# Text Messages



## Sanity (Mar 7, 2011)

My STBXW and I separated back in November of 2010 due to constant verbal, physical and emotional conflict. I left the house and filed for custody a few months ago and we have our first hearing next month.

My STBXW still harbours hope to reconcile but after several MC and IC the same persistent problems creep up. Her anger and jealous rage have drained my mind, body and soul and almost destroyed my relationship with my family. 

Even after we separated she still uses our two year old as leverage and uses him to see me or interact with me. 

I wanted to share some text messages with you that she sent me last night when I had to work late(I work in IT and its our busiest time of the year right now) Mind you I have worked in IT for 15 years so she has always known I get very busy.


Ok lets start:



> "Amazing how ur TOo busy on days You spend in *redacted*"


*I redacted just in case it might indentify me.*



> Maybe you should spend less time looking at them and talking to them





> Then you wouldn't have to stay late





> Let's face it, we live in a "It's what you look like society!" the fact you pretend you are nit attracted to some of the women you work with and may be more helpful with certain ones, is a huge lie.
> I am not stupid or born yesterday (you mat nit be asking for phone numbers ) But admit it. It's not a bad perk to be one of the few males working with nice looking women. So when you add that to mr not getting your attention after hrs because of our situation. How would you you like me to act?


Mind you these texts come from left field. I have never been unfaithful and yes I work in an enviroment where there are women. Years ago I used to have to reassure her every day but the older I got I realized how unhealthy and emotionally immature this crap was. It was wearing me down and honestly with my job stress I dont need this.

This is just one example of what she has done to drive me away because of the constant accusations of infidelity and whatnot. 

I wish I could just not take her calls but she can be relentless and the courts will frown upon cutting off communication entirely if we end up with 50/50 custody. I honestly don't think I can co-parent with someone like this especially if I ever decide to date again. 

What are your thoughts?


----------



## Jellybeans (Mar 8, 2011)

My thoughts are she's clearly not letting you go easily and she's coming across as psycho.

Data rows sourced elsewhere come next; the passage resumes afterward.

@@ -122,7 +125,7 @@
 #define STI(idx) (StI{st_row, (unsigned)(idx)})
     float *tdst = W.r0;
 
-    const float scv = lane < 24 ? ST(Y::SCALARS + lane) : 0.f;
+    const float scv = lanes<site::ns_scalars>() ? ST(Y::SCALARS + lane) : 0.f;
 #define SCF(f) lane_value(scv, Y::f - Y::SCALARS)
 #define SCI(f) __float_as_int(lane_value(scv, Y::f - Y::SCALARS))
     float buf[NT], hb[NT], synt[NT];
@@ -131,13 +134,17 @@
         const int i = lane + 64 * k;
         constexpr int KEEP = L - B;
         const bool all_old = 64 * k + 63 < KEEP, all_new = 64 * k >= KEEP;
-        const bool is_old = all_old || (!all_new && i < KEEP);
+        static_assert(KEEP == SL::KEEP, "lane_sites.h restates the layout");
+        const bool is_old = all_old || (!all_new && lanes_in(SL::old(k)));
         float o = 0.f, oh = 0.f;
         int16_t n = 0, nh = 0;
         if (!all_new) o = ST(Y::IN_BUF + (is_old ? i + B : 0));
         if (!all_old) n = in[(is_old ? 0 : i - KEEP) * chn];
         buf[k] = is_old ? o : (float)n;
-        synt[k] = (64 * k < KEEP && i < KEEP) ? ST(Y::SYNT_BUF + (i < KEEP ? i : 0)) : 0.f;
+        if (64 * k + 63 < KEEP)
+            synt[k] = ST(Y::SYNT_BUF + i);
+        else
+            synt[k] = (64 * k < KEEP && lanes_in(SL::old(k))) ? ST(Y::SYNT_BUF + (lanes_in(SL::old(k)) ? i : 0)) : 0.f;
         hb[k] = 0.f;
         if (chn == 2) {
             if (!all_new) oh = ST(Y::HB_BUF + (is_old ? i + B : 0));
@@ -167,7 +174,7 @@
     for (int k = 0; k < NT; k++) {
         const int i = lane + 64 * k;
         if (64 * k + 63 < B) continue;
-        if (i >= B) {
+        if (64 * k >= B || lanes_in(SL::kept(k))) {
             ST(Y::IN_BUF + i) = buf[k];
             if (chn == 2) ST(Y::HB_BUF + i) = hb[k];
         }
@@ -197,16 +204,16 @@
         const float overdrive = 1.1f, denoise_bound = 0.125f;
 
         NS_RELANE();
-        rdft_forward<NC>(W.fa, &K.tab, lane);
-        if (lane < Y::MP - M) W.r0[M + lane] = 0.f;
+        rdft_forward<NC>(W.fa, &K.tab, lane, HwLanes{});
+        if (lanes<SL::tail()>()) W.r0[M + lane] = 0.f;
         NS_PROF(1);
 
         NS_RELANE();
 #pragma unroll
         for (int k = 0; k < NI; k++) {
             const int b0 = lane + 64 * k;
-            const bool ok = (64 * k + 63 < M) || b0 < M;
-            const int b = ok ? b0 : M - 1;
+            const bool ok = (64 * k + 63 < M) || lanes_in(SL::bin_ok(k));
+            const int b = (64 * k + 63 < M) ? b0 : M - 1;
             float re, im, mg;
             if (k == NI - 1) {
                 re = W.fa[1];
@@ -214,7 +221,7 @@
                 mg = fabsf(re) + 1.f;
             } else {
                 const float a0 = W.fa[2 * b], a1 = W.fa[2 * b + 1];
-                const bool dc = k == 0 && b == 0;
+                const bool dc = k == 0 && lanes<site::ns_dc>();
                 re = a0;
                 im = dc ? 0.f : a1;
                 const float g = sqrtf(re * re + im * im) + 1.f;
@@ -229,16 +236,18 @@
             W.lmagn[b] = lm;
             W.pause[b] = pz;
             W.r0[b] = re * re + im * im;
-            W.r1[b] = b >= kStartBand ? K.logi[b] * lm : 0.f;
-            W.r2[b] = b >= 1 ? lm : 0.f;
-            W.snrp[b] = b >= kStartBand ? lm : 0.f;
+            static_assert(kStartBand == 5, "site::ns_from_band");
+            const bool from_band = k > 0 || lanes<site::ns_from_band>(), from_1 = k > 0 || lanes<site::ns_from_1>();
+            W.r1[b] = from_band ? K.logi[b] * lm : 0.f;
+            W.r2[b] = from_1 ? lm : 0.f;
+            W.snrp[b] = from_band ? lm : 0.f;
         }
         wave_sync();
         NS_PROF(2);
         float signal_energy, sum_magn, avg_magn, flat_mean, avg_pause, sum_log_magn = 0.f, sum_log_i_log_magn = 0.f;
         {
             const float *mine =
-                lane == 1 ? W.magn : (lane == 2 ? W.r2 : (lane == 3 ? W.pause : (lane == 4 ? W.snrp : (lane == 5 ? W.r1 : W.r0))));
+                lanes<site::ns_pick1>() ? W.magn : (lanes<site::ns_pick2>() ? W.r2 : (lanes<site::ns_pick3>() ? W.pause : (lanes<site::ns_pick4>() ? W.snrp : (lanes<site::ns_pick5>() ? W.r1 : W.r0))));
             const float acc = sum_lanes<Y::MP / 4>(mine);
             const float mean = acc / ((float)M);
             signal_energy = lane_value(mean, 0);
@@ -272,8 +281,8 @@
 #pragma unroll
         for (int k = 0; k < NI; k++) {
             const int b0 = lane + 64 * k;
-            const bool ok = (64 * k + 63 < M) || b0 < M;
-            const int b = ok ? b0 : M - 1;
+            const bool ok = (64 * k + 63 < M) || lanes_in(SL::bin_ok(k));
+            const int b = (64 * k + 63 < M) ? b0 : M - 1;
             const float lm = W.lmagn[b];
             float quant = pf_quant[k], lq = 0.f;
 #pragma unroll
@@ -360,8 +369,8 @@
 #pragma unroll
         for (int k = 0; k < NI; k++) {
             const int b0 = lane + 64 * k;
-            const bool ok = (64 * k + 63 < M) || b0 < M;
-            const int b = ok ? b0 : M - 1;
+            const bool ok = (64 * k + 63 < M) || lanes_in(SL::bin_ok(k));
+            const int b = (64 * k + 63 < M) ? b0 : M - 1;
             const float mg = W.magn[b], nz = W.noise[b];
             const float np = pf_nprev[k];
             const float pe = div_ordinary(pf_mprev[k], np + 0.0001f) * pf_smooth[k];
@@ -378,8 +387,8 @@
 #pragma unroll
         for (int k = 0; k < NI; k++) {
             const int b0 = lane + 64 * k;
-            const bool ok = (64 * k + 63 < M) || b0 < M;
-            const int b = ok ? b0 : M - 1;
+            const bool ok = (64 * k + 63 < M) || lanes_in(SL::bin_ok(k));
+            const int b = (64 * k + 63 < M) ? b0 : M - 1;
             const float sp = 0.98f * t_prev[k] + (1.f - 0.98f) * t_snrq[k];
             const float t1 = 1.f + 2.f * sp;
             const float t2 = div_ordinary(2.f * sp, t1 + 0.0001f);
@@ -402,7 +411,7 @@
         }
         float cov, var_pause, var_magn, ksum;
         {
-            const float acc = sum_lanes<Y::MP / 4>(lane == 1 ? W.r2 : (lane == 2 ? W.lmagn : (lane == 3 ? W.sprob : W.r0)));
+            const float acc = sum_lanes<Y::MP / 4>(lanes<site::ns_pick1>() ? W.r2 : (lanes<site::ns_pick2>() ? W.lmagn : (lanes<site::ns_pick3>() ? W.sprob : W.r0)));
             const float mean = acc / ((float)M);
             cov = lane_value(mean, 0);
             var_pause = lane_value(mean, 1);
@@ -424,7 +433,7 @@
         if (update_flag >= 1) {
             const int countdown = SCI(S_COUNTDOWN) - 1;
             if (countdown > 0) {
-                if (lane == 0) {
+                if (lanes<site::ns_lane0>()) {
                     auto bump = [&](int i) { atomicAdd(reinterpret_cast<unsigned *>(hist) + (i >> 1), (i & 1) ? 0x10000u : 1u); };
                     if ((feat_lrt < kHistBins * 0.1f) && (feat_lrt >= 0.0f)) bump((int)(feat_lrt / 0.1f));
                     if ((feat_flat < kHistBins * 0.05f) && (feat_flat >= 0.0f)) bump(kHistBins + (int)(feat_flat / 0.05f));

You could text her back "Please do not text me any longer about anything unrelated to co-parenting and our divorce." 

And leave it at that.


----------



## loveiswhereiamnot (Jul 8, 2011)

If you're in divorce proceedings now, you can still communicate with her, but limit it to child issues. If your marriage is broken, you just don't have to keep talking about issues in the broken marriage. Courts don't require you to communicate about everything to prove you can co-parent. But regardless of custody, this is a person you are going to have to deal with, at least on a limited basis, for your child's life. You have to set now the parameters of that.

She's trying to engage you. Engagement is hope. Don't engage or defend, just respond to direct questions/concerns involving your child, nothing else. Also keep the texts and log all the calls to you. You don't have to answer them, you can check VM to see if it was something that was important about your child.


----------



## sprinter (Jul 25, 2011)

The court could care less. Limit things to the kids but this stuff is unimportant in your divorce. But save EVERYTHING she EVER sends you.


----------